- What you will do: Search the material below for the word "Sfine". Copy every line that has it.
====== Information given ======
## Track sample validity as bitmasks and skip masked samples in compositing

```diff
diff --git a/include/kpnerf.h b/include/kpnerf.h
--- a/include/kpnerf.h
+++ b/include/kpnerf.h
@@ -137,6 +137,7 @@
 enum { KPN_FUSE_DEFAULT = 0, KPN_FUSE_F32 = 1, KPN_FUSE_F16X2 = 2 };
 
 size_t kpn_render_workspace_bytes(const kpn_scene_desc* desc, const kpn_render_args* args);
+int kpn_render_keeps_valid_words(const kpn_scene_desc* desc, const kpn_render_args* args);
 int kpn_render_rays(const kpn_scene_desc* desc, const void* scene_ws, const float* packed_weights,
                     const kpn_render_args* args, void* workspace, size_t workspace_bytes, void* stream);
 
diff --git a/keypointnerf_amd/csrc/api_backward.hip b/keypointnerf_amd/csrc/api_backward.hip
--- a/keypointnerf_amd/csrc/api_backward.hip
+++ b/keypointnerf_amd/csrc/api_backward.hip
@@ -203,7 +203,7 @@
         } else {
             const int ppt = mask_points_per_thread(n);
             KPN_LAUNCH(k_mask_compact, grid1d(n, 256 * ppt), dim3(256), stream, sc, ps, n, 0, 1, ppt, wp + kpn_scalar_off(), (float*)nullptr,
-                       (uint8_t*)nullptr, list, count);
+                       (uint8_t*)nullptr, list, count, (unsigned long long*)nullptr);
         }
         KPN_LAUNCH(k_bwd_rows, dim3(1), dim3(1), stream, vcount, V, rows_dev);
         bwd_prof_pass(vcount, V, p.keep_mask, stream);
diff --git a/keypointnerf_amd/csrc/api_field.hip b/keypointnerf_amd/csrc/api_field.hip
--- a/keypointnerf_amd/csrc/api_field.hip
+++ b/keypointnerf_amd/csrc/api_field.hip
@@ -149,6 +149,7 @@
     kpn_points points; int64_t N = 0; int mode = 0;
     float* out = nullptr; uint8_t* valid = nullptr; void* ws = nullptr;
     bool lean = false, keep_rows = false, allow_pool = false; int rows_sel = 0, fuse_sel = 0;
+    unsigned long long* valid_words = nullptr;
 };
 struct FieldLaunch { const kpn_scene_dev& sc; const kpn_points& ps; const float* wp; int *list, *count, *live; float* xscr; void* stream; };
 kpn_batch make_batch(int index, int tiles_cap, bool pool, int cond = KPN_RUN_ALWAYS, int* bad = nullptr, int* redone = nullptr) {
@@ -192,7 +193,9 @@
                         reinterpret_cast<float*>(base + L.xscr), stream};
     hipMemsetAsync(count, 0, kCounterBytes, (hipStream_t)stream);
     const int ppt = mask_points_per_thread(p.N);
-    KPN_LAUNCH(k_mask_compact, grid1d(p.N, 256 * ppt), dim3(256), stream, sc, ps, p.N, p.mode, (int)p.lean, ppt, wp + kpn_scalar_off(), p.out, p.valid, f.list, count);
+    KPN_REQUIRE(!p.valid_words || (p.lean && p.mode == 1 && p.out), "validity words: lean eval_func passes only");
+    KPN_LAUNCH(k_mask_compact, grid1d(p.N, 256 * ppt), dim3(256), stream, sc, ps, p.N, p.mode, (int)p.lean, ppt, wp + kpn_scalar_off(), p.out, p.valid, f.list, count,
+               p.valid_words);
     if (p.keep_rows && L.nbatch > 1) return fail(KPN_EWORKSPACE, "a pass whose rows a backward call reads again must fit the row scratch");
     const bool guard = range_guard() && p.out && (rmode == 3 || fmode == 1);
     int* redone = guard ? redone_counter() : nullptr;
diff --git a/keypointnerf_amd/csrc/api_render.hip b/keypointnerf_amd/csrc/api_render.hip
--- a/keypointnerf_amd/csrc/api_render.hip
+++ b/keypointnerf_amd/csrc/api_render.hip
@@ -56,6 +56,24 @@
     L.total = c.o;
     return L;
 }
+struct ValidWords { size_t c = 0, f = 0; bool ok = false; };
+ValidWords place_valid_words(const RenderLayout& L, int64_t Sc, int64_t Sfine, bool fine, bool reuse) {
+    ValidWords v;
+    Carver c;
+    c.o = L.color;
+    v.c = c.take((size_t)((L.chunk * Sc + 63) / 64) * 8);
+    if (fine && reuse) v.f = c.take((size_t)((L.chunk * Sfine + 63) / 64) * 8);
+    else v.f = L.src;
+    v.ok = c.o <= L.sdf + align_up((size_t)L.chunk * 4, 256);
+    return v;
+}
+ValidWords eval_valid_words(const RenderLayout& L, const kpn_render_args* a) {
+    const bool reuse = a->fine && !env_flag("KPN_NO_COARSE_REUSE");
+    const int64_t Sf = a->fine ? a->n_fine : 0;
+    ValidWords v = place_valid_words(L, a->n_coarse, reuse ? Sf : a->n_coarse + Sf, a->fine != 0, reuse);
+    v.ok = v.ok && !env_flag("KPN_NO_VALID_WORDS");
+    return v;
+}
 int check_render(const kpn_render_args* a) {
     KPN_REQUIRE(a != nullptr, "render args null");
     KPN_REQUIRE(a->K && a->RT && a->bounds, "null camera/bounds");
@@ -107,6 +125,11 @@
     return render_layout(d, a).total;
 }
 
+extern "C" int kpn_render_keeps_valid_words(const kpn_scene_desc* d, const kpn_render_args* a) {
+    if (check_desc(d) != KPN_OK || check_render(a) != KPN_OK) return -1;
+    return eval_valid_words(render_layout(d, a), a).ok ? 1 : 0;
+}
+
 static void launch_fine_samples(void* stream, int64_t n, int Sc, int Sf, const float* zc, const float* contrib,
                                 const float* u, float* zf, float* znew, int16_t* src) {
     const bool small = Sc <= 64 && Sf <= 64;
@@ -118,9 +141,10 @@
         KPN_LAUNCH(k_fine_samples_w<false>, grid, dim3(256), stream, n, Sc, Sf, zc, contrib, u, zf, znew, src);
 }
 
-static void launch_make_rays(void* stream, const kpn_render_args* a, const int* pix, int step_y, const RayView& rays) {
+static void launch_make_rays(void* stream, const kpn_render_args* a, const int* pix, int step_y, const RayView& rays, float* zc = nullptr,
+                             int64_t zc_rays = 0) {
     KPN_LAUNCH(k_make_rays, grid1d((int64_t)a->nx * a->ny, 256), dim3(256), stream, a->K, a->RT, a->znear, a->zfar, a->bounds, (int)a->x0, (int)a->y0,
-               (int)a->step, step_y, (int)a->nx, (int)a->ny, pix, rays.dirs, rays.cam_pos, rays.nearv, rays.farv);
+               (int)a->step, step_y, (int)a->nx, (int)a->ny, pix, rays.dirs, rays.cam_pos, rays.nearv, rays.farv, zc, (int)a->n_coarse, zc_rays);
 }
 
 static int render_impl(const kpn_scene_desc* d, const void* scene_ws, const float* wp, const kpn_render_args* a,
@@ -139,25 +163,41 @@
     const int64_t R = (int64_t)a->nx * a->ny;
     const int Sc = a->n_coarse, Sf = a->fine ? a->n_fine : 0, Sfull = Sc + Sf;
     const float std_ = t ? t->rand_noise_std : 0.0f;
-    launch_make_rays(stream, a, t ? (const int*)t->pix : (const int*)nullptr, (int)(a->step_y > 0 ? a->step_y : a->step), rays);
+    const bool reuse_now = (t == nullptr) && a->fine && !env_flag("KPN_NO_COARSE_REUSE");
+    const ValidWords vwo = eval_valid_words(L, a);
+    const bool words = (t == nullptr) && vwo.ok;
+    launch_make_rays(stream, a, t ? (const int*)t->pix : (const int*)nullptr, (int)(a->step_y > 0 ? a->step_y : a->step), rays,
+                     words ? k.zc : nullptr, R < L.chunk ? R : L.chunk);
     for (int64_t r0 = 0; r0 < R; r0 += L.chunk) {
         const int64_t n = (R - r0) < L.chunk ? (R - r0) : L.chunk;
         const float* dirs = rays.dirs + r0 * 3;
         const PlanarChunk pl{stream, r0, n, R};
-        KPN_LAUNCH(k_coarse_z, grid1d(n * Sc, 256), dim3(256), stream, n, Sc, (const float*)(rays.nearv + r0),
-                   (const float*)(rays.farv + r0), t ? t->u_coarse + r0 * Sc : (const float*)nullptr, k.zc);
-        const bool reuse = (t == nullptr) && a->fine && !env_flag("KPN_NO_COARSE_REUSE");
-        auto field = [&](const float* z, int S, const float* noise, float* out) {
+        if (!words || r0 > 0)
+            KPN_LAUNCH(k_coarse_z, grid1d(n * Sc, 256), dim3(256), stream, n, Sc, (const float*)(rays.nearv + r0),
+                       (const float*)(rays.farv + r0), t ? t->u_coarse + r0 * Sc : (const float*)nullptr, k.zc);
+        const bool reuse = reuse_now;
+        auto field = [&](const float* z, int S, const float* noise, float* out, unsigned long long* vw) {
             FieldPass p;
             p.points = kpn_points{nullptr, nullptr, rays.cam_pos, dirs, z, S, noise, std_};
             p.N = n * S; p.mode = 1; p.out = out; p.ws = k.query_c; p.lean = true; p.allow_pool = t == nullptr;
-            p.rows_sel = a->rows_kernel; p.fuse_sel = a->fuse_kernel;
+            p.rows_sel = a->rows_kernel; p.fuse_sel = a->fuse_kernel; p.valid_words = vw;
             return run_field(sc, wp, p, stream);
         };
         sc.keep = t ? t->keep_coarse : 0xFFFFFFFFu;
-        if (int e = field(k.zc, Sc, std_ != 0.0f ? t->noise_coarse + r0 * Sc : nullptr, k.rgba_c)) return e;
-        if (int e = kpn_rgba2out(k.rgba_c, k.zc, n, Sc, color, depth, alpha, k.contrib, sdf, stream)) return e;
+        unsigned long long *vw_c = words ? at<unsigned long long>(ws, vwo.c) : nullptr, *vw_f = words ? at<unsigned long long>(ws, vwo.f) : nullptr;
+        CompositeExtras x;
+        if (words) { x.vw = vw_c; x.vw_new = vw_f; x.nml_scale = sc.nml_scale; x.plane_r0 = r0; x.plane_R = R; }
+        if (int e = field(k.zc, Sc, std_ != 0.0f ? t->noise_coarse + r0 * Sc : nullptr, k.rgba_c, vw_c)) return e;
+        if (!words) { if (int e = kpn_rgba2out(k.rgba_c, k.zc, n, Sc, color, depth, alpha, k.contrib, sdf, stream)) return e; }
+        else {
+            launch_rgba2out(stream, n, Sc, k.rgba_c, k.zc, a->tex_fg, a->depth, a->alpha, k.contrib, nullptr, nullptr, nullptr, 0, x);
+            if (int e = check_launch("kpn_render_rays")) return e;
+        }
         const kpn_render_stages* st = a->stages;
+        auto fill_masked = [&](int64_t N, const unsigned long long* vw, float* rgba) {
+            KPN_LAUNCH(k_fill_masked, grid1d(N, 256), dim3(256), stream, N, vw, sc.nml_scale, rgba);
+        };
+        if (words && st && (st->rgba_coarse || (st->rgba_fine && reuse))) fill_masked(n * Sc, vw_c, k.rgba_c);
         auto copy_out = [&](float* dst, const float* src_, size_t floats) {
             (void)hipMemcpyAsync(dst, src_, floats * sizeof(float), hipMemcpyDeviceToDevice, (hipStream_t)stream);
         };
@@ -165,19 +205,29 @@
         if (st && st->cam_pos && r0 == 0) copy_out(st->cam_pos, rays.cam_pos, 3);
         if (st && st->z_coarse) copy_out(st->z_coarse + r0 * Sc, k.zc, (size_t)n * Sc);
         if (st && st->rgba_coarse) copy_out(st->rgba_coarse + r0 * Sc * 5, k.rgba_c, (size_t)n * Sc * 5);
-        pl.store(a->tex_fg, color, 3);
-        pl.store(a->depth, depth, 1);
-        pl.store(a->alpha, alpha, 1);
+        if (!words) {
+            pl.store(a->tex_fg, color, 3);
+            pl.store(a->depth, depth, 1);
+            pl.store(a->alpha, alpha, 1);
+        }
         if (!a->fine) continue;
         launch_fine_samples(stream, n, Sc, Sf, k.zc, k.contrib, t ? t->u_fine + r0 * Sf : (const float*)nullptr, k.zf, reuse ? zn : nullptr,
                             reuse ? src : nullptr);
         sc.keep = t ? t->keep_fine : 0xFFFFFFFFu;
         if (reuse) {
-            if (int e = field(zn, Sf, nullptr, rgba_n)) return e;
-            if (int e = rgba2out_merged(k.rgba_c, rgba_n, src, k.zf, n, Sc, Sf, color, depth, alpha, sdf, stream)) return e;
+            if (int e = field(zn, Sf, nullptr, rgba_n, vw_f)) return e;
+            if (!words) { if (int e = rgba2out_merged(k.rgba_c, rgba_n, src, k.zf, n, Sc, Sf, color, depth, alpha, sdf, stream)) return e; }
+            else if (int e = rgba2out_merged(k.rgba_c, rgba_n, src, k.zf, n, Sc, Sf, a->tex_fg_fine, a->depth_fine, a->alpha_fine, a->sdf, stream, x)) return e;
+            if (words && st && st->rgba_fine) fill_masked(n * Sf, vw_f, rgba_n);
         } else {
-            if (int e = field(k.zf, Sfull, std_ != 0.0f ? t->noise_fine + r0 * Sfull : nullptr, k.rgba_f)) return e;
-            if (int e = kpn_rgba2out(k.rgba_f, k.zf, n, Sfull, color, depth, alpha, nullptr, sdf, stream)) return e;
+            if (int e = field(k.zf, Sfull, std_ != 0.0f ? t->noise_fine + r0 * Sfull : nullptr, k.rgba_f, vw_f)) return e;
+            if (!words) { if (int e = kpn_rgba2out(k.rgba_f, k.zf, n, Sfull, color, depth, alpha, nullptr, sdf, stream)) return e; }
+            else {
+                x.vw = vw_f;
+                launch_rgba2out(stream, n, Sfull, k.rgba_f, k.zf, a->tex_fg_fine, a->depth_fine, a->alpha_fine, nullptr, a->sdf, nullptr, nullptr, 0, x);
+                if (int e = check_launch("kpn_render_rays")) return e;
+                if (st && st->rgba_fine) fill_masked(n * Sfull, vw_f, k.rgba_f);
+            }
         }
         if (st && st->z_fine) copy_out(st->z_fine + r0 * Sfull, k.zf, (size_t)n * Sfull);
         if (st && st->rgba_fine) {
@@ -185,6 +235,7 @@
                                   (const int16_t*)src, st->rgba_fine + r0 * Sfull * 5);
             else copy_out(st->rgba_fine + r0 * Sfull * 5, k.rgba_f, (size_t)n * Sfull * 5);
         }
+        if (words) continue;
         pl.store(a->tex_fg_fine, color, 3);
         pl.store(a->depth_fine, depth, 1);
         pl.store(a->alpha_fine, alpha, 1);
diff --git a/keypointnerf_amd/csrc/api_scene.hip b/keypointnerf_amd/csrc/api_scene.hip
--- a/keypointnerf_amd/csrc/api_scene.hip
+++ b/keypointnerf_amd/csrc/api_scene.hip
@@ -95,7 +95,7 @@
     KPN_REQUIRE(K && RT && bounds && dirs && cam_pos && near_o && far_o, "null pointer");
     KPN_REQUIRE(nx > 0 && ny > 0 && step > 0, "bad pixel grid");
     KPN_LAUNCH(k_make_rays, grid1d((int64_t)nx * ny, 256), dim3(256), stream, K, RT, znear, zfar, bounds, (int)x0, (int)y0,
-               (int)step, (int)step, (int)nx, (int)ny, (const int*)nullptr, dirs, cam_pos, near_o, far_o);
+               (int)step, (int)step, (int)nx, (int)ny, (const int*)nullptr, dirs, cam_pos, near_o, far_o, (float*)nullptr, 0, (int64_t)0);
     return check_launch("kpn_make_rays");
 }
 
@@ -109,15 +109,23 @@
     return check_launch("kpn_importance_sample");
 }
 
+struct CompositeExtras { const unsigned long long *vw = nullptr, *vw_new = nullptr; float nml_scale = 1.0f; int64_t plane_r0 = 0, plane_R = 0; };
 static void launch_rgba2out(void* stream, int64_t R, int S, const float* rgba, const float* z, float* color, float* depth,
-                            float* alpha, float* contrib, float* sdf, const int16_t* src, const float* rgba_new, int Sc) {
+                            float* alpha, float* contrib, float* sdf, const int16_t* src, const float* rgba_new, int Sc,
+                            const CompositeExtras& x = CompositeExtras()) {
     const int64_t blocks = (R + 3) / 4;
     const dim3 grid((unsigned)(blocks < 8192 ? blocks : 8192));
     const int per = (S + 63) / 64;
-    if (per <= 1) KPN_LAUNCH(k_rgba2out<1>, grid, dim3(256), stream, R, S, rgba, z, color, depth, alpha, contrib, sdf, src, rgba_new, Sc);
-    else if (per <= 2) KPN_LAUNCH(k_rgba2out<2>, grid, dim3(256), stream, R, S, rgba, z, color, depth, alpha, contrib, sdf, src, rgba_new, Sc);
-    else if (per <= 4) KPN_LAUNCH(k_rgba2out<4>, grid, dim3(256), stream, R, S, rgba, z, color, depth, alpha, contrib, sdf, src, rgba_new, Sc);
-    else KPN_LAUNCH(k_rgba2out<KPN_MAX_PER_LANE>, grid, dim3(256), stream, R, S, rgba, z, color, depth, alpha, contrib, sdf, src, rgba_new, Sc);
+#define KPN_RGBA2OUT_ARGS R, S, rgba, z, color, depth, alpha, contrib, sdf, src, rgba_new, Sc, x.vw, x.vw_new, x.nml_scale, x.plane_r0, x.plane_R
+    if (x.vw) {
+        if (per <= 1) KPN_LAUNCH((k_rgba2out<1, true>), grid, dim3(256), stream, KPN_RGBA2OUT_ARGS);
+        else if (per <= 2) KPN_LAUNCH((k_rgba2out<2, true>), grid, dim3(256), stream, KPN_RGBA2OUT_ARGS);
+        else KPN_LAUNCH((k_rgba2out<4, true>), grid, dim3(256), stream, KPN_RGBA2OUT_ARGS);
+    } else if (per <= 1) KPN_LAUNCH((k_rgba2out<1, false>), grid, dim3(256), stream, KPN_RGBA2OUT_ARGS);
+    else if (per <= 2) KPN_LAUNCH((k_rgba2out<2, false>), grid, dim3(256), stream, KPN_RGBA2OUT_ARGS);
+    else if (per <= 4) KPN_LAUNCH((k_rgba2out<4, false>), grid, dim3(256), stream, KPN_RGBA2OUT_ARGS);
+    else KPN_LAUNCH((k_rgba2out<KPN_MAX_PER_LANE, false>), grid, dim3(256), stream, KPN_RGBA2OUT_ARGS);
+#undef KPN_RGBA2OUT_ARGS
 }
 
 extern "C" int kpn_rgba2out(const float* rgba, const float* z, int64_t R, int32_t S, float* color, float* depth,
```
======
- Answer space:
+ValidWords place_valid_words(const RenderLayout& L, int64_t Sc, int64_t Sfine, bool fine, bool reuse) {
+    if (fine && reuse) v.f = c.take((size_t)((L.chunk * Sfine + 63) / 64) * 8);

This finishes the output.